*> To defend against duplicate messages, we employ an embedded key/value store -... | Hacker News

Hacker News new | past | comments | ask | show | jobs | submit

login

RyanZAG on Nov 12, 2015 | parent | context | favorite | on: Onyx 0.8.0: Automatic State Management

> To defend against duplicate messages, we employ an embedded key/value store - namely, RocksDB. RocksDB contains an in-memory Bloom Filter that we use to check for, and ignore, previously applied messages.

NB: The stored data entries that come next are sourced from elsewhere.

#define FLM_GAP_A1 ""
#define FLM_GAP_AX ""
#define FLM_GAP_X1 ""
#define FLM_GAP_XR ""
#define FLM_GAP_R0 "s_nop 1\n\t"
#define FLM_GAP_R1 "s_nop 1\n\t"
#define FLM_GAP_R2 "s_nop 1\n\t"
#define FLM_GAP_RA "s_nop 2\n\t"
#define FLM_S_A(a, b) "v_add_u32 %[" #a "], %[" #b "], %[" #a "]\n\t"
#define FLM_S_X(a, b) "v_xor_b32 %[" #a "], %[" #b "], %[" #a "]\n\t"
#define FLM_S_R(a, s) "v_alignbit_b32 %[" #a "], %[" #a "], %[" #a "], " #s "\n\t"
#define FLM_S_STEP(a, b, c, d, s)                                                                       \
    FLM_S_A(a##0, b##0) FLM_S_A(a##1, b##1) FLM_GAP_A1 FLM_S_A(a##2, b##2) FLM_S_A(a##3, b##3) FLM_GAP_AX \
    FLM_S_X(d##0, a##0) FLM_S_X(d##1, a##1) FLM_GAP_X1 FLM_S_X(d##2, a##2) FLM_S_X(d##3, a##3) FLM_GAP_XR \
// ... 54 lines not shown
#pragma unroll
        for (int i = 0; i < 10; ++i) r.pad[i] = 0;
        recs[k] = r;
    }
    __shared__ uint32_t s_cnt[2][4];
    const unsigned long long bn = __ballot(neg != 0), bb = __ballot(bad != 0);
    const int w = threadIdx.x >> 6;
    if ((threadIdx.x & 63) == 0) { s_cnt[0][w] = __popcll(bn); s_cnt[1][w] = __popcll(bb); }
    __syncthreads();
    if (threadIdx.x == 0) {
        meta[2 + 2 * blockIdx.x] = s_cnt[0][0] + s_cnt[0][1] + s_cnt[0][2] + s_cnt[0][3];
        meta[3 + 2 * blockIdx.x] = s_cnt[1][0] + s_cnt[1][1] + s_cnt[1][2] + s_cnt[1][3];
        if (blockIdx.x == 0) meta[0] = gridDim.x;
    }
}

__device__ __forceinline__ uint32_t meta_nneg(const uint32_t *__restrict__ meta) {
    const uint32_t parts = meta[0];
    uint32_t n = 0;
    for (uint32_t p = 0; p < parts; ++p) n += meta[2 + 2 * p];
    return n;
}

__device__ __forceinline__ void chacha_mask_add(const SeedRec *__restrict__ rec, uint32_t ctr,
                                                uint32_t (&m)[16]) {
    const uint32_t k0 = rec->k[0], k1 = rec->k[1], k2 = rec->k[2], k3 = rec->k[3];
    const uint32_t k4 = rec->k[4], k5 = rec->k[5], k6 = rec->k[6], k7 = rec->k[7];
    const uint32_t xc = rec->xorc;
    uint32_t x0, x1, x2, x3, x4, x5, x6, x7, x8, x9, x10, x11, x12, x13, x14, x15;
    x0 = rec->a0;
    x12 = FLM_ROTL(ctr ^ x0, 16);
    x8 = k4 + x12;
    x4 = FLM_ROTL(k0 ^ x8, 12);
    x0 += x4;
    x12 = FLM_ROTL(x12 ^ x0, 8);
    x8 += x12;
    x4 = FLM_ROTL(x4 ^ x8, 7);
    x1 = rec->col1[0]; x5 = rec->col1[1]; x9 = rec->col1[2]; x13 = rec->col1[3];
    x2 = rec->col2[0]; x6 = rec->col2[1]; x10 = rec->col2[2]; x14 = rec->col2[3];
    x3 = rec->col3[0]; x7 = rec->col3[1]; x11 = rec->col3[2]; x15 = rec->col3[3];
    FLM_QR4(x0, x5, x10, x15, x1, x6, x11, x12, x2, x7, x8, x13, x3, x4, x9, x14);
#pragma unroll
    for (int r = 0; r < 9; ++r) {
        FLM_QR4(x0, x4, x8, x12, x1, x5, x9, x13, x2, x6, x10, x14, x3, x7, x11, x15);
        FLM_QR4(x0, x5, x10, x15, x1, x6, x11, x12, x2, x7, x8, x13, x3, x4, x9, x14);
    }
    m[0] += (x0 + kSigma0) ^ xc;
    m[1] += (x1 + kSigma1) ^ xc;
    m[2] += (x2 + kSigma2) ^ xc;
    m[3] += (x3 + kSigma3) ^ xc;
    m[4] += (x4 + k0) ^ xc;
    m[5] += (x5 + k1) ^ xc;
    m[6] += (x6 + k2) ^ xc;
    m[7] += (x7 + k3) ^ xc;
    m[8] += (x8 + k4) ^ xc;
    m[9] += (x9 + k5) ^ xc;
    m[10] += (x10 + k6) ^ xc;
    m[11] += (x11 + k7) ^ xc;
    m[12] += (x12 + ctr) ^ xc;
    m[13] += x13 ^ xc;
    m[14] += x14 ^ xc;
    m[15] += x15 ^ xc;
}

Wait, what? Can anybody explain this part? I don't understand how you could use a bloom filter for this. A bloom filter will have false positives by definition. When a false positive is encountered, the message would be ignored even though it has not been previously applied? I'm guessing the explanation is missing something as this seems a very straight forward issue to miss.

XPherior on Nov 12, 2015 [–]

We persist the IDs to disk with RocksDB itself when that happens, periodically pruning them away when the messages are complete. The Bloom filter is mostly an optimization - even though it does the job most of the time. You're right - we intentionally omitted further discussion of that piece.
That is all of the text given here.